Now at the risk of life and death, to wonder what becomes of rain after a poet dances it into language. Does it still slap as sound on the receiving mind, as rain but more so? Do we lose it to the beyond, or to a “finely woven curtain – sheer net perhaps – thinly broken, relentless in its fall, but relatively slow, which must be down to the Lightness and size of its droplets, an ongoing, frail precipitation, like real weather atomized.” So poet Ciaran Carson writes in a poem inspired by the Impressionist painting, “Gustave Caillebotte, Paris Street, Rainy Day, 1877,” the poem a riff on Francis Ponge, ‘La Pluie.’”
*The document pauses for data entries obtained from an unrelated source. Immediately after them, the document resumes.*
struct PlaneFit { int active; float nx, ny, nz, nb, sumX, sumY, sumZ, maxDist; };
static_assert(sizeof(PlaneFit) <= sizeof(msl_surfel), "the hand-over record fits a candidate slot");
constexpr int PLANE_POOL = 24 * 24 + 12 + 2 * 28;
template <bool STRADDLE>
__global__ __launch_bounds__(64) void kb_seed_plane(SfDev P, int nSlots) {
    __shared__ __attribute__((aligned(16))) float s_pool[6][PLANE_POOL];
    __shared__ __attribute__((aligned(16))) double s_h[4][16];
    int slot, blk;
    const int bW = (P.spW + 1) / 2, bH = (P.spH + 1) / 2;
    if (!xcd_slot(bW * bH, nSlots, slot, blk)) return;
#ifdef MSL_FUSE_STAMPS
    unsigned long long sst[14]; int ssn = 0;
#define SECTION_STAMP() sst[ssn++] = __builtin_amdgcn_s_memtime()
#else
#define SECTION_STAMP()
#endif
    SECTION_STAMP();
    const int g = threadIdx.x >> 4, l = threadIdx.x & 15, lane = threadIdx.x;
    const int spX = (blk % bW) * 2 + (g & 1), spY = (blk / bW) * 2 + (g >> 1);
    const bool inRange = spX < P.spW && spY < P.spH;
    const int seedI = inRange ? spY * P.spW + spX : 0;
    const FrameDev F = P.frames[slot];
#ifdef MSL_FUSE_STAMPS
    { unsigned long long a = (unsigned long long)F.depth; asm volatile("" :: "s"(a)); }
    SECTION_STAMP();
#endif
    const unsigned short *index = P.index + (size_t)slot * P.pxStride;
    const msl_seed S = P.seeds[(size_t)slot * P.nseeds + seedI];
#ifdef MSL_FUSE_STAMPS
    asm volatile("" :: "v"(S.x), "v"(S.meanDepth));
    SECTION_STAMP();
#endif
    const int xb = spX * SP + SP / 2 - SP, yb = spY * SP + SP / 2 - SP;
    float maxDist = 0;
    int nvalid = 0, base = 0, poolUsed = 0;
    {
        const int rq = l >> 2, cq = l & 3;
        const int cx0 = xb + 4 * cq;
        const int wrapRow = cx0 < 0 ? -1 : (cx0 >= P.W ? 1 : 0), wcol0 = cx0 - wrapRow * P.W;
        const bool straddle = STRADDLE && cx0 < P.W && cx0 + 3 >= P.W;
        auto elem_wrap = [&](int e) -> int { return (straddle && cx0 + e >= P.W) ? 1 : 0; };
        Quad<unsigned short> idq[4];
        Quad<float> dq[4], ddq[4];
        float dr3[4];
#pragma unroll
        for (int m = 0; m < 4; m++) {
            const int wr = yb + 4 * m + rq + wrapRow;
            const int row = min(max(wr, 0), P.H - 1);
            if (!straddle) {
                idq[m] = load_quad(byte_off(index, 2u * (unsigned)(row * P.W + wcol0)));
                dq[m] = load_quad(byte_off(F.depthG(), (unsigned)row * P.dsB + 4u * (unsigned)wcol0));
                ddq[m] = load_quad(byte_off(F.depthG(), (unsigned)min(row + 1, P.H - 1) * P.dsB + 4u * (unsigned)wcol0));
                dr3[m] = *byte_off(F.depthG(), (unsigned)row * P.dsB + 4u * (unsigned)min(wcol0 + 4, P.W - 1));
            } else {
#pragma unroll
                for (int e = 0; e < 4; e++) {
                    const int we = elem_wrap(e), col = cx0 + e - we * P.W, rowe = min(max(wr + we, 0), P.H - 1);
                    idq[m].v[e] = index[(size_t)rowe * P.W + col];
                    dq[m].v[e] = F.depthG()[(size_t)rowe * P.dstride + col];
                    ddq[m].v[e] = F.depthG()[(size_t)min(rowe + 1, P.H - 1) * P.dstride + col];
                }
                dr3[m] = 0.0f;
            }
        }
        if (inRange && (cq == 1 || cq == 2)) {
            uint2 *tex = P.tex + (size_t)slot * P.pxStride;
#pragma unroll
            for (int m = 1; m <= 2; m++) {
                uint4 *t4 = reinterpret_cast<uint4 *>(tex + (size_t)(yb + 4 * m + rq) * P.W + cx0);
                t4[0] = make_uint4(__float_as_uint(dq[m].v[0]), idq[m].v[0], __float_as_uint(dq[m].v[1]), idq[m].v[1]);
                t4[1] = make_uint4(__float_as_uint(dq[m].v[2]), idq[m].v[2], __float_as_uint(dq[m].v[3]), idq[m].v[3]);
            }
        }
        unsigned vm = 0;
        float xd2[4], yd2[4];
#pragma unroll
        for (int e = 0; e < 4; e++) { const float xDiff = (xb + 4 * cq + e) - S.x; xd2[e] = xDiff * xDiff; }
#pragma unroll
        for (int m = 0; m < 4; m++) { const float yDiff = (yb + 4 * m + rq) - S.y; yd2[m] = yDiff * yDiff; }
#pragma unroll
        for (int m = 0; m < 4; m++)
#pragma unroll
            for (int e = 0; e < 4; e++) {
                const int i = xb + 4 * cq + e, jrow = yb + 4 * m + rq;
                const int pixelIndex = jrow * P.W + i;
                const bool own = inRange & (pixelIndex >= 0) & (pixelIndex < P.npx) & (idq[m].v[e] == seedI);
                const float dist = xd2[e] + yd2[m];
                maxDist = (own & (dist > maxDist)) ? dist : maxDist;
                vm |= ((own & (dq[m].v[e] >= DEPTH_005_F)) ? 1u : 0u) << (4 * m + e);
            }
        nvalid = __popc(vm);
        SECTION_STAMP();
        nvalid = row_sum_i32(nvalid);
        {
            const int pad = (nvalid + 3) & ~3;
            const int n0 = __builtin_amdgcn_readlane(pad, 0), n1 = __builtin_amdgcn_readlane(pad, 16), n2 = __builtin_amdgcn_readlane(pad, 32), n3 = __builtin_amdgcn_readlane(pad, 48);
            const int b1 = n0 + ((16 - n0) & 31), b2 = b1 + n1, b3 = b2 + n2 + ((16 - n2) & 31);
            base = g == 0 ? 0 : g == 1 ? b1 : g == 2 ? b2 : b3;
            poolUsed = b3 + n3;
            const int padEnd = g == 0 ? b1 : g == 1 ? b2 : g == 2 ? b3 : b3 + n3;
            for (int q = base + nvalid + l; q < padEnd; q += 16) { s_pool[2][q] = 0.0f; s_pool[3][q] = 0.0f; s_pool[4][q] = 0.0f; s_pool[5][q] = 0.0f; }
        }
        int run = base;
#pragma unroll
        for (int m = 0; m < 4; m++) {
            const unsigned q = (vm >> (4 * m)) & 0xFu;
            const int c = __popc(q);
            const int incl = row_incl_scan(c);
            int o = run + incl - c;
            const int rc = ((yb + 4 * m + rq + wrapRow) << 16) | wcol0;
#pragma unroll
            for (int e = 0; e < 4; e++)
                if (q & (1u << e)) {
                    float right = e < 3 ? dq[m].v[e < 3 ? e + 1 : 3] : dr3[m];
                    int rce = rc + e;
                    if (straddle) {
                        const int we = elem_wrap(e), col = cx0 + e - we * P.W, rowe = yb + 4 * m + rq + we;
                        rce = (rowe << 16) | col;
                        right = F.depthG()[(size_t)rowe * P.dstride + min(col + 1, P.W - 1)];
                    }
                    s_pool[2][o] = dq[m].v[e]; s_pool[3][o] = right;
                    s_pool[4][o] = ddq[m].v[e]; s_pool[5][o] = __int_as_float(rce);
                    o++;
                }
            run += row_lane_i32<15>(incl);
        }
    }
    SECTION_STAMP();
    float *const pX = s_pool[0] + base, *const pY = s_pool[1] + base, *const pZ = s_pool[2] + base;
    float *const qX = s_pool[3] + base, *const qY = s_pool[4] + base, *const qZ = s_pool[5] + base;
    maxDist = row_max_f32(maxDist);
    __builtin_amdgcn_wave_barrier();
    for (int e = lane; e < poolUsed; e += 64) {
        const int rc = __float_as_int(s_pool[5][e]);
        const int row = rc >> 16, col = rc & 0xFFFF;
        const float myDepth = s_pool[2][e], rightD = s_pool[3][e], downD = s_pool[4][e];
        const float cxr = P.colX[col], cx1 = P.colX[col + 1], ryr = P.rowY[row], ry1 = P.rowY[row + 1];
        const float x = cxr * myDepth, y = ryr * myDepth;
        float nX, nY, nZ;
        pixel_normal(P, row, col, x, y, myDepth, rightD, downD, cxr, cx1, ryr, ry1, nX, nY, nZ);
        s_pool[0][e] = x; s_pool[1][e] = y;
        s_pool[3][e] = nX; s_pool[4][e] = nY; s_pool[5][e] = nZ;
    }
    __builtin_amdgcn_wave_barrier();
    SECTION_STAMP();
    bool active = inRange && nvalid >= 16;
    float meanDepth = S.meanDepth;
    int ninl = 0;
    {
        int c = 0;
        if (active)
            for (int o = l; o < nvalid; o += 16) {
                const float residual = meanDepth - pZ[o];
                c += in_huber_band(residual) ? 1 : 0;
            }
        ninl = row_sum_i32(c);
    }
    const bool needCompact = active && ninl != nvalid;
    if (__ballot(needCompact)) {
        int w0 = 0;
        for (int t = 0; t < 16; t++) {
            const int o = t * 16 + l;
            bool inl = false;
            float a0 = 0, a1 = 0, a2 = 0, b0 = 0, b1 = 0, b2 = 0;
            if (needCompact && o < nvalid) {
                const float residual = meanDepth - pZ[o];
                inl = in_huber_band(residual);
                a0 = pX[o]; a1 = pY[o]; a2 = pZ[o];
                b0 = qX[o]; b1 = qY[o]; b2 = qZ[o];
            }
            const unsigned gm = (unsigned)((__ballot(inl) >> (g * 16)) & 0xFFFFull);
            __builtin_amdgcn_wave_barrier();
            if (inl) {
                const int w = w0 + __popc(gm & ((1u << l) - 1u));
                pX[w] = a0; pY[w] = a1; pZ[w] = a2;
                qX[w] = b0; qY[w] = b1; qZ[w] = b2;
            }
            w0 += __popc(gm);
            __builtin_amdgcn_wave_barrier();
        }
    }
    SECTION_STAMP();
    if (active && (float)ninl / (float)nvalid < 0.8) active = false;
    float normX, normY, normZ, sumX, sumY, sumZ;
    {
        float acc = 0.0f;
        if (active && l < 6) acc = seq_sum_f32(s_pool[l < 3 ? 3 + l : l - 3] + base, ninl, 0.0f);
        normX = row_lane_f32<0>(acc); normY = row_lane_f32<1>(acc); normZ = row_lane_f32<2>(acc);
        sumX = row_lane_f32<3>(acc); sumY = row_lane_f32<4>(acc); sumZ = row_lane_f32<5>(acc);
        const float normLength = sqrtf(normX * normX + normY * normY + normZ * normZ);
        normX = normX / normLength; normY = normY / normLength; normZ = normZ / normLength;
        sumX /= ninl; sumY /= ninl; sumZ /= ninl;
    }
    SECTION_STAMP();
    float nx = normX, ny = normY, nz = normZ, nb = 0.0f;
    unsigned prevMask = 0xFFFFFFFFu;
    double invl = 0;
    const int ca = l >> 2, cb = l & 3;
    const int r0 = ca == 0 ? 1 : 0, r1 = ca <= 1 ? 2 : 1, r2 = ca <= 2 ? 3 : 2;
    const int c0 = cb == 0 ? 1 : 0, c1 = cb <= 1 ? 2 : 1, c2 = cb <= 2 ? 3 : 2;
    const int tRounds = rows_max_i32(active ? (ninl + 15) >> 4 : 0);
    constexpr int RREG = 6;
    float cpx[RREG], cpy[RREG], cpz[RREG];
#pragma unroll
    for (int t = 0; t < RREG; t++) {
        const int o = l + 16 * t, oc = (active && o < ninl) ? o : 0;
        cpx[t] = cpy[t] = cpz[t] = 0.0f;
        if (t < tRounds) { cpx[t] = pX[oc] - sumX; cpy[t] = pY[oc] - sumY; cpz[t] = pZ[oc] - sumZ; }
    }
    for (int gnI = 0; gnI < 5; gnI++) {
        double J0 = 0, J1 = 0, J2 = 0, J3 = 0;
        unsigned mask = 0;
        auto jstep = [&](int t, float px, float py, float pz) {
            const bool has = l + 16 * t < ninl;
            const float residual = px * nx + py * ny + pz * nz + nb;
            const bool inb = has && in_huber_band(residual);
            mask |= (inb ? 1u : 0u) << t;
            const float r2 = inb ? 2 * residual : 0.0f;
            const float qx = inb ? px : 0.0f, qy = inb ? py : 0.0f, qz = inb ? pz : 0.0f;
            J0 += r2 * qx; J1 += r2 * qy; J2 += r2 * qz; J3 += r2;
            if (__builtin_expect(__ballot(has && !inb) != 0ull, 0)) {
                if (has && residual >= HUBER_RANGE_F) {
                    J0 += HUBER_RANGE * px; J1 += HUBER_RANGE * py; J2 += HUBER_RANGE * pz; J3 += HUBER_RANGE;
                } else if (has && residual <= -HUBER_RANGE_F) {
                    J0 += -1 * HUBER_RANGE * px; J1 += -1 * HUBER_RANGE * py; J2 += -1 * HUBER_RANGE * pz; J3 += -1 * HUBER_RANGE;
                }
            }
        };
        if (active) {
#pragma unroll
            for (int t = 0; t < RREG; t++)
                if (t < tRounds) jstep(t, cpx[t], cpy[t], cpz[t]);
#pragma unroll 1
            for (int t = RREG; t < tRounds; t++) {
                const int o = l + 16 * t, oc = o < ninl ? o : 0;
                jstep(t, pX[oc] - sumX, pY[oc] - sumY, pZ[oc] - sumZ);
            }
        }
        J0 = group_sum_d(J0); J1 = group_sum_d(J1); J2 = group_sum_d(J2); J3 = group_sum_d(J3);
        const bool sameSet = mask == prevMask;
        const unsigned diffGroups = (unsigned)((__ballot(!sameSet) >> (g * 16)) & 0xFFFFull);
        prevMask = mask;
        if (__ballot(diffGroups != 0)) {
            double H00 = 0, H01 = 0, H02 = 0, H03 = 0, H11 = 0, H12 = 0, H13 = 0, H22 = 0, H23 = 0, H33 = 0;
            if (active && diffGroups) {
                auto hstep = [&](int t, float rx, float ry, float rz) {
                    const bool inb = (mask >> t) & 1u;
                    const float px = inb ? rx : 0.0f, py = inb ? ry : 0.0f, pz = inb ? rz : 0.0f;
                    H00 += 2 * px * px; H01 += 2 * px * py; H02 += 2 * px * pz; H03 += 2 * px;
                    H11 += 2 * py * py; H12 += 2 * py * pz; H13 += 2 * py;
                    H22 += 2 * pz * pz; H23 += 2 * pz; H33 += inb ? 2.0 : 0.0;
                };
#pragma unroll
                for (int t = 0; t < RREG; t++)
                    if (t < tRounds) hstep(t, cpx[t], cpy[t], cpz[t]);
#pragma unroll 1
                for (int t = RREG; t < tRounds; t++) {
                    const int oc = ((mask >> t) & 1u) ? l + 16 * t : 0;
                    hstep(t, pX[oc] - sumX, pY[oc] - sumY, pZ[oc] - sumZ);
                }
            }
            H00 = group_sum_d(H00); H01 = group_sum_d(H01); H02 = group_sum_d(H02); H03 = group_sum_d(H03);
            H11 = group_sum_d(H11); H12 = group_sum_d(H12); H13 = group_sum_d(H13);
            H22 = group_sum_d(H22); H23 = group_sum_d(H23); H33 = group_sum_d(H33);
            if (l == 0) {
                double *m = s_h[g];
                m[0] = H00 + 5; m[1] = H01; m[2] = H02; m[3] = H03; m[4] = H01; m[5] = H11 + 5; m[6] = H12; m[7] = H13;
                m[8] = H02; m[9] = H12; m[10] = H22 + 5; m[11] = H23; m[12] = H03; m[13] = H13; m[14] = H23; m[15] = H33 + 5;
            }
            __builtin_amdgcn_wave_barrier();
            {
                const double *m = s_h[g];
#define M_(r, c) m[(c) * 4 + (r)]
                const double d3 = M_(r0, c0) * (M_(r1, c1) * M_(r2, c2) - M_(r1, c2) * M_(r2, c1)) -
                                  M_(r0, c1) * (M_(r1, c0) * M_(r2, c2) - M_(r1, c2) * M_(r2, c0)) +
                                  M_(r0, c2) * (M_(r1, c0) * M_(r2, c1) - M_(r1, c1) * M_(r2, c0));
                const double cof = ((ca + cb) & 1) ? -d3 : d3;
                const double f0 = dpp_mov_d<0x150>(cof), f1 = dpp_mov_d<0x151>(cof), f2 = dpp_mov_d<0x152>(cof), f3 = dpp_mov_d<0x153>(cof);
                const double det = ((M_(0, 0) * f0 + M_(0, 1) * f1) + M_(0, 2) * f2) + M_(0, 3) * f3;
#undef M_
                if (diffGroups) invl = cof / det;
            }
            __builtin_amdgcn_wave_barrier();
        }
        const double prod = invl * (ca == 0 ? J0 : ca == 1 ? J1 : ca == 2 ? J2 : J3);
        const double q0 = prod, q1 = dpp_mov_d<0x12C>(prod), q2 = dpp_mov_d<0x128>(prod), q3 = dpp_mov_d<0x124>(prod);
        const double updr = ((q0 + q1) + q2) + q3;
        const double u0 = dpp_mov_d<0x150>(updr), u1 = dpp_mov_d<0x151>(updr), u2 = dpp_mov_d<0x152>(updr), u3 = dpp_mov_d<0x153>(updr);
        nx = (float)((double)nx - u0); ny = (float)((double)ny - u1); nz = (float)((double)nz - u2); nb = (float)((double)nb - u3);
        SECTION_STAMP();
    }
#ifdef MSL_FUSE_STAMPS
    if (slot == 0 && lane == 0) {
        for (int q = 1; q < ssn; q++) atomicAdd(&P.delList[64 + q], (unsigned)(sst[q] - sst[q - 1]));
        atomicAdd(&P.delList[64], 1u);
    }
#endif
    if (!inRange || l != 0) return;
    PlaneFit T;
    T.active = active ? 1 : 0; T.nx = nx; T.ny = ny; T.nz = nz; T.nb = nb; T.sumX = sumX; T.sumY = sumY; T.sumZ = sumZ; T.maxDist = maxDist;
    __builtin_memcpy(reinterpret_cast<char *>(P.cand + ((size_t)slot * P.nseeds + seedI)), &T, sizeof(T));
}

Ripples upon ripples in ripples. Enchanting patterns as droplets outside my window dissolve one upon another into larger radiating ripples –teasingly certain, never bothering to answer the question.
My dad used to say, at age 65, I still haven’t decided what I want to be when I grow up. My daughter used to say, around age 5, I miss my childhood.
Traveling in their heads, forward, backward, time moving faster. Who has decided? Who doesn’t miss roaming around in her head?
Brown campus now, all these child freshmen. I was 17 then. Walking around campus now, thinking all that freedom, to be the odd girl out, to suffer, to remember, to extinguish, to wear diaphanous skirts and lay clothes out on the green to sell, to revel in contradiction: the Brown Green. To read wandering the hallway of the dorm, as I did to anyone with ears: Lolita, light of my life, fire of my loins. My sin, my soul. To draw out: Lo-lee-ta: the tip of the tongue taking a trip of three steps down the palate to tap, at three, on the teeth. To hear kids say about me today: she was from then, she didn’t know yet. The hell I didn’t! To walk into traffic talking and assume all cars will stop. To not see the cars. To be somewhat girl, somewhat boy. Somewhat woman, somewhat man. Roaming around in her head; putting logic on a vertiginous axis. To be double-sighted, to become someone else inside the same person, to surf time, to be here now.